Still 0/0? Differentiate again: After one round of L'Hopital, substitute again.
If you get a number, stop — that's the limit. If you're back at 0/0 (or ∞/∞), the rule still applies: differentiate top and bottom a second time, and repeat as needed.
Each pass peels off one layer of the vanishing.
Stop the instant substitution gives a finite value — applying the rule when it's no longer 0/0 gives a wrong answer.
IB-style question — apply twice
Find the limit of (1 − cos x)/x² as x approaches 0.
Step by step
- Substitution: (1 − cos 0)/0 = 0/0, so use L'Hopital.
- First pass — top derivative sin x, bottom derivative 2x.
- Substitute again: sin 0 / 0 = 0/0 — STILL indeterminate, so apply again.

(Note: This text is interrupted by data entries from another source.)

__device__ inline double pair_insert_ll(const DevGraph& G, const DevTables& T, const int up0, const int up1, const int dn0, const int dn1)
{
    const int lane = lane_id();
    {
        const int g = lane >> 4, e = lane & 15;
        const int lvl = g == 0 ? up0 : (g == 1 ? up1 : (g == 2 ? dn0 : dn1));
        long long lo = 0; int n = 0;
        if(lvl >= 0) { lo = G.lp_off[lvl]; n = (int)(G.lp_off[lvl + 1] - lo); }
        if(__ballot(n > 16) == 0) {
            int id = -1, pos = -1;
            if(e < n) { id = G.lp_seqid[lo + e]; pos = G.lp_pos[lo + e]; }
            const int nU0 = __builtin_amdgcn_readlane(n, 0), nD0 = __builtin_amdgcn_readlane(n, 32), nD1 = __builtin_amdgcn_readlane(n, 48);
            bool cand = g < 2 && e < n;
            for(int u = 0; u < nU0; u++) {
                const int oid = __builtin_amdgcn_readlane(id, u), op = __builtin_amdgcn_readlane(pos, u);
                if(g == 1 && oid == id && op >= 0) cand = false;
            }
            int beginPos = -1;
            for(int u = 0; u < nD0; u++) {
                const int oid = __builtin_amdgcn_readlane(id, 32 + u), op = __builtin_amdgcn_readlane(pos, 32 + u);
                if(oid == id && beginPos < 0) beginPos = op;
            }
            for(int u = 0; u < nD1; u++) {
                const int oid = __builtin_amdgcn_readlane(id, 48 + u), op = __builtin_amdgcn_readlane(pos, 48 + u);
                if(oid == id && beginPos < 0) beginPos = op;
            }
            const bool have = cand && beginPos >= 0;
            double best = -1.0e300;
            if(have) {
                const long long d = (long long)beginPos - pos - 1;
                const long long k = d - T.is_dmin;
                best = (k >= 0 && k < T.is_n) ? T.is_logpdf[k] : T.is_penalty;
            }
            for(int o = 32; o; o >>= 1) { const double ov = __shfl_xor(best, o); if(ov > best) best = ov; }
            return __ballot(have) ? best : T.is_penalty;
        }
    }
    const int upL[2] = {up0, up1}, dnL[2] = {dn0, dn1};
    double best = -1.0e300; bool have = false;
    for(int a = 0; a < 2; a++) {
        if(upL[a] < 0) continue;
        const long long lo = G.lp_off[upL[a]], hi = G.lp_off[upL[a] + 1];
        for(long long ia = lo + lane; ia < hi; ia += 64) {
            const int id = G.lp_seqid[ia]; const int endPos = G.lp_pos[ia];
            if(a == 1 && upL[0] >= 0 && lp_find(G, upL[0], id) >= 0) continue;
            int beginPos = -1;
            if(dnL[0] >= 0) beginPos = lp_find(G, dnL[0], id);
            if(beginPos < 0 && dnL[1] >= 0) beginPos = lp_find(G, dnL[1], id);
            if(beginPos < 0) continue;
            const long long d = (long long)beginPos - endPos - 1;
            const long long k = d - T.is_dmin;
            const double v = (k >= 0 && k < T.is_n) ? T.is_logpdf[k] : T.is_penalty;
            if(!have || v > best) { best = v; have = true; }
        }
    }
    if(!have) best = -1.0e300;
    for(int o = 32; o; o >>= 1) { const double ov = __shfl_xor(best, o); if(ov > best) best = ov; }
    return __ballot(have) ? best : T.is_penalty;
}

constexpr int PAIR_MAXDIST = 32;
__global__ void k_pair_distances(const DevGraph* __restrict__ Gp, const DevBatch* __restrict__ Bp, int* __restrict__ out_n, int* __restrict__ out_d)
{
    const DevGraph& G = *Gp; const DevBatch& B = *Bp;
    const int p = blockIdx.x * blockDim.x + threadIdx.x;
    if(p >= B.n_pairs) return;
    const int ca = 2 * p, cb = 2 * p + 1;
    if(B.ext_status[ca] != HLALA_CHAIN_OK || B.ext_status[cb] != HLALA_CHAIN_OK) { out_n[p] = -1; return; }
    const int* fa = B.ext_firstlast + 4 * ca; const int* fb = B.ext_firstlast + 4 * cb;
    const bool ra = B.chain_reverse[ca] != 0, rb = B.chain_reverse[cb] != 0;
    bool valid = false;
    if(fa[0] != -1 && fb[0] != -1 && ra != rb) valid = (!ra) ? (fa[0] < fb[0]) : (fa[2] > fb[2]);
    if(!valid) { out_n[p] = -2; return; }
    const int* fl_up = (fa[0] < fb[0]) ? fa : fb; const int* fl_down = (fa[0] < fb[0]) ? fb : fa;
    int upL[2] = {fl_up[2], fl_up[3]}, dnL[2] = {fl_down[0], fl_down[1]};
    int n = 0;
    for(int a = 0; a < 2; a++) {
        if(upL[a] < 0) continue;
        for(long long ia = G.lp_off[upL[a]]; ia < G.lp_off[upL[a] + 1]; ia++) {
            int id = G.lp_seqid[ia]; int endPos = G.lp_pos[ia];
            if(a == 1 && upL[0] >= 0) {
                bool dup = false;
                for(long long q = G.lp_off[upL[0]]; q < G.lp_off[upL[0] + 1]; q++) if(G.lp_seqid[q] == id) { dup = true; break; }
                if(dup) continue;
            }
            int beginPos = -1;
            for(int b = 0; b < 2 && beginPos < 0; b++) {
                if(dnL[b] < 0) continue;
                for(long long q = G.lp_off[dnL[b]]; q < G.lp_off[dnL[b] + 1]; q++) if(G.lp_seqid[q] == id) { beginPos = G.lp_pos[q]; break; }
            }
            if(beginPos < 0) continue;
            const int d = beginPos - endPos - 1;
            bool seen = false;
            for(int k = 0; k < n && k < PAIR_MAXDIST; k++) if(out_d[(size_t)p * PAIR_MAXDIST + k] == d) seen = true;
            if(!seen) { if(n < PAIR_MAXDIST) out_d[(size_t)p * PAIR_MAXDIST + n] = d; n++; }
        }
    }
    out_n[p] = n;
}

struct PairChain { int4 fl; int rev, nk, row; double ll; };
__device__ __forceinline__ PairChain pair_chain_load(const DevBatch& B, const int c)
{
    PairChain x;
    x.fl = *(const int4*)(B.ext_firstlast + 4 * (size_t)c); x.rev = B.chain_reverse[c]; x.ll = B.ext_ll[c]; x.nk = B.ext_ncols[c]; x.row = B.chain_row ? B.chain_row[c] : c;
    return x;
}
__device__ __forceinline__ PairChain pair_chain_from_lane(const PairChain& x, const int srcLane)
{
    PairChain y;
    y.fl.x = __shfl(x.fl.x, srcLane); y.fl.y = __shfl(x.fl.y, srcLane); y.fl.z = __shfl(x.fl.z, srcLane); y.fl.w = __shfl(x.fl.w, srcLane);
    y.rev = __shfl(x.rev, srcLane); y.nk = __shfl(x.nk, srcLane); y.row = __shfl(x.row, srcLane);
    const long long b = __double_as_longlong(x.ll);
    y.ll = __longlong_as_double((long long)(((u64)(u32)__shfl((int)(b >> 32), srcLane) << 32) | (u64)(u32)__shfl((int)b, srcLane)));
    return y;
}

template <bool UNPAIRED, int PER>
__device__ __forceinline__ void pair_positions(const DevBatch& B, PairLds& P, const double* __restrict__ LL, const int p, const int n1, const int n2, const int nComb,
                                               const int best1, const int best2, const PairChain& cA, const PairChain& cB, const int lane, const int stride)
{
    constexpr int NM = UNPAIRED ? 1 : 2;
    for(int m = 0; m < NM; m++) {
        const int r = UNPAIRED ? p : 2 * p + m;
        const int nl = m ? n2 : n1;
        const int nkL = m ? cB.nk : cA.nk, rowL = m ? cB.row : cA.row, f0L = m ? cB.fl.x : cA.fl.x;
        const int kSel = m ? best2 : best1;
        const int nSel = __builtin_amdgcn_readlane(nkL, kSel); const size_t sb = (size_t)__builtin_amdgcn_readlane(rowL, kSel) * (size_t)stride; const size_t ob = (size_t)r * stride;
        if(nComb == 1) {
            const unsigned char ph = (unsigned char)P.ired[7];
            for(int j = lane; j < nSel; j += 64) B.sel_mapq[ob + j] = ph;
            continue;
        }
        u64 mask[PER];
        int selLv[PER], selInfo[PER];
        #pragma unroll
        for(int t = 0; t < PER; t++) { const int j = t * 64 + lane; mask[t] = 0; selLv[t] = -1; selInfo[t] = (int)((u32)'_' << 24); if(j < nSel) { selLv[t] = B.ext_level[sb + j]; selInfo[t] = (int)((u32)B.ext_g[sb + j] | ((u32)B.ext_s[sb + j] << 24)); } }
        {
            int carry = 0;
            #pragma unroll
            for(int t = 0; t < PER; t++) {
                if(t * 64 >= nSel) break;
                const int j = t * 64 + lane; const bool isBase = j < nSel && ((u32)selInfo[t] >> 24) != (u32)'_';
                const u64 bm = __ballot(isBase);
                const int ord = isBase ? carry + __popcll(bm & ((1ull << lane) - 1ull)) : 0xFFFF;
                selInfo[t] = (int)(((u32)selInfo[t] & 255u) | ((u32)ord << 8));
                carry += __popcll(bm);
            }
            #pragma unroll
            for(int t = 0; t < PER; t++) if(t * 64 >= nSel) selInfo[t] = (int)(((u32)selInfo[t] & 255u) | (0xFFFFu << 8));
        }
        for(int k = 0; k < nl; k++) {
            if(k == kSel) {
                #pragma unroll
                for(int t = 0; t < PER; t++) if(t * 64 + lane < nSel) mask[t] |= (1ull << k);
                continue;
            }
            const int nk = __builtin_amdgcn_readlane(nkL, k), firstK = __builtin_amdgcn_readlane(f0L, k);
            const size_t kb = (size_t)__builtin_amdgcn_readlane(rowL, k) * (size_t)stride;
            WSYNC();
            for(int i = lane; i < PAIR_COLS / 4; i += 64) { ((unsigned long long*)P.baseLev)[i] = 0x8000800080008000ull; }
            for(int i = lane; i < PAIR_COLS / 8; i += 64) { ((unsigned long long*)P.levS)[i] = 0ull; }
            WSYNC();
            int carry = 0;
            for(int t0 = 0; t0 * 64 < nk; t0 += 4) {
                unsigned char ks[4], kg[4]; int kl[4];
                #pragma unroll
                for(int u = 0; u < 4; u++) { const int j = (t0 + u) * 64 + lane; ks[u] = 0; kg[u] = 0; kl[u] = -1; if(j < nk) { ks[u] = B.ext_s[kb + j]; kg[u] = B.ext_g[kb + j]; kl[u] = B.ext_level[kb + j]; } }
                #pragma unroll
                for(int u = 0; u < 4; u++) {
                    if((t0 + u) * 64 >= nk) break;
                    const int j = (t0 + u) * 64 + lane; const bool act = j < nk;
                    const bool isBase = act && ks[u] != '_';
                    const u64 bm = __ballot(isBase);
                    const int rel = kl[u] == -1 ? (int)PAIR_NOLEVEL : kl[u] - firstK;
                    if(isBase) { const int bi = carry + __popcll(bm & ((1ull << lane) - 1ull)); if(bi < PAIR_COLS) { P.baseLev[bi] = (short)(rel > 32767 ? 32767 : rel); P.baseG[bi] = kg[u]; } }
                    carry += __popcll(bm);
                    if(act && kl[u] != -1 && firstK >= 0 && rel >= 0 && rel < PAIR_COLS) { P.levS[rel] = ks[u]; P.levG[rel] = kg[u]; }
                }
            }
            WSYNC();
            #pragma unroll
            for(int t = 0; t < PER; t++) {
                const int j = t * 64 + lane;
                if(j >= nSel) continue;
                const int lj = selLv[t]; const unsigned char gj = (unsigned char)(selInfo[t] & 255); const int myIdx = (int)(((u32)selInfo[t] >> 8) & 0xFFFFu);
                bool hit = false;
                if(myIdx != 0xFFFF) {
                    const short bl = myIdx < PAIR_COLS ? P.baseLev[myIdx] : PAIR_NOCOL;
                    if(bl != PAIR_NOCOL) {
                        int want = lj == -1 ? (int)PAIR_NOLEVEL : lj - firstK;
                        if(lj != -1 && (want > 32767 || want < -32766)) want = 32766;
                        hit = ((int)bl == want) && (P.baseG[myIdx] == gj);
                    }
                }
                else if(lj != -1 && firstK >= 0) { const int li = lj - firstK; if(li >= 0 && li < PAIR_COLS) hit = (P.levS[li] == '_') && (P.levG[li] == gj); }
                if(hit) mask[t] |= (1ull << k);
            }
        }
        WSYNC();
        #pragma unroll
        for(int t = 0; t < PER; t++) {
            const int j = t * 64 + lane;
            if(j >= nSel) continue;
            double Q = 0;
            if(m == 0) { for(int i1 = 0; i1 < n1; i1++) if(mask[t] & (1ull << i1)) for(int i2 = 0; i2 < n2; i2++) Q += LL[i1 * n2 + i2]; }
            else       { for(int i1 = 0; i1 < n1; i1++) for(int i2 = 0; i2 < n2; i2++) if(mask[t] & (1ull << i2)) Q += LL[i1 * n2 + i2]; }
            if(Q > 1) Q = 1;
            B.sel_mapq[ob + j] = pair_phred(P, Q);
        }
    }
}

#ifdef HLALA_PAIR_TIMING
#define PAIR_T(i) do { __builtin_amdgcn_s_waitcnt(0); const long long t_ = clock64(); tAcc[i] += t_ - tMark; tMark = t_; } while(0)
#else
#define PAIR_T(i) do { } while(0)
#endif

- Second pass — top derivative cos x, bottom derivative 2.
- Now substitution gives a number — stop.
Final answer
The limit is 1/2.
IB-style question — x sin x over (1 − cos x)
Find the limit of (x sin x)/(1 − cos x) as x approaches 0.
Step by step
- Substitution: (0·0)/(1 − 1) = 0/0, so L'Hopital applies.
- Top derivative (product rule): sin x + x cos x. Bottom derivative: sin x.
- Substitute again: (0 + 0)/0 = 0/0 — apply once more.
- Differentiate again. Top: cos x + (cos x − x sin x) = 2cos x − x sin x. Bottom: cos x.
- Substitute x = 0.
Final answer
The limit is 2.
L'Hopital only eats fractions: The rule needs a quotient that is 0/0 or ∞/∞. A product like 0·∞ isn't a fraction yet.
The fix: turn the product into a fraction. Write one factor over the reciprocal of the other:
f · g = f / (1/g).
Choose whichever way lands you in 0/0 (or ∞/∞). Then L'Hopital takes over.
IB-style question — a 0·∞ form
Find the limit of x ln x as x approaches 0 from the positive side.
Step by step
- As x → 0⁺: x → 0 and ln x → −∞, so this is the form 0·(−∞) — not yet a fraction.
- Rewrite as a fraction by putting ln x over 1/x.
- Now it's −∞/∞, so L'Hopital applies. Top derivative 1/x; bottom derivative −1/x².
- Simplify the complex fraction: (1/x)·(−x²) = −x.
Final answer
The limit is 0 — so x ln x → 0 as x → 0⁺.
Why simplify before re-substituting: After L'Hopital you often get a messy stacked fraction. Tidy it first (cancel, combine) before substituting — it's easier and avoids dividing-by-zero panics that the algebra would have cancelled anyway.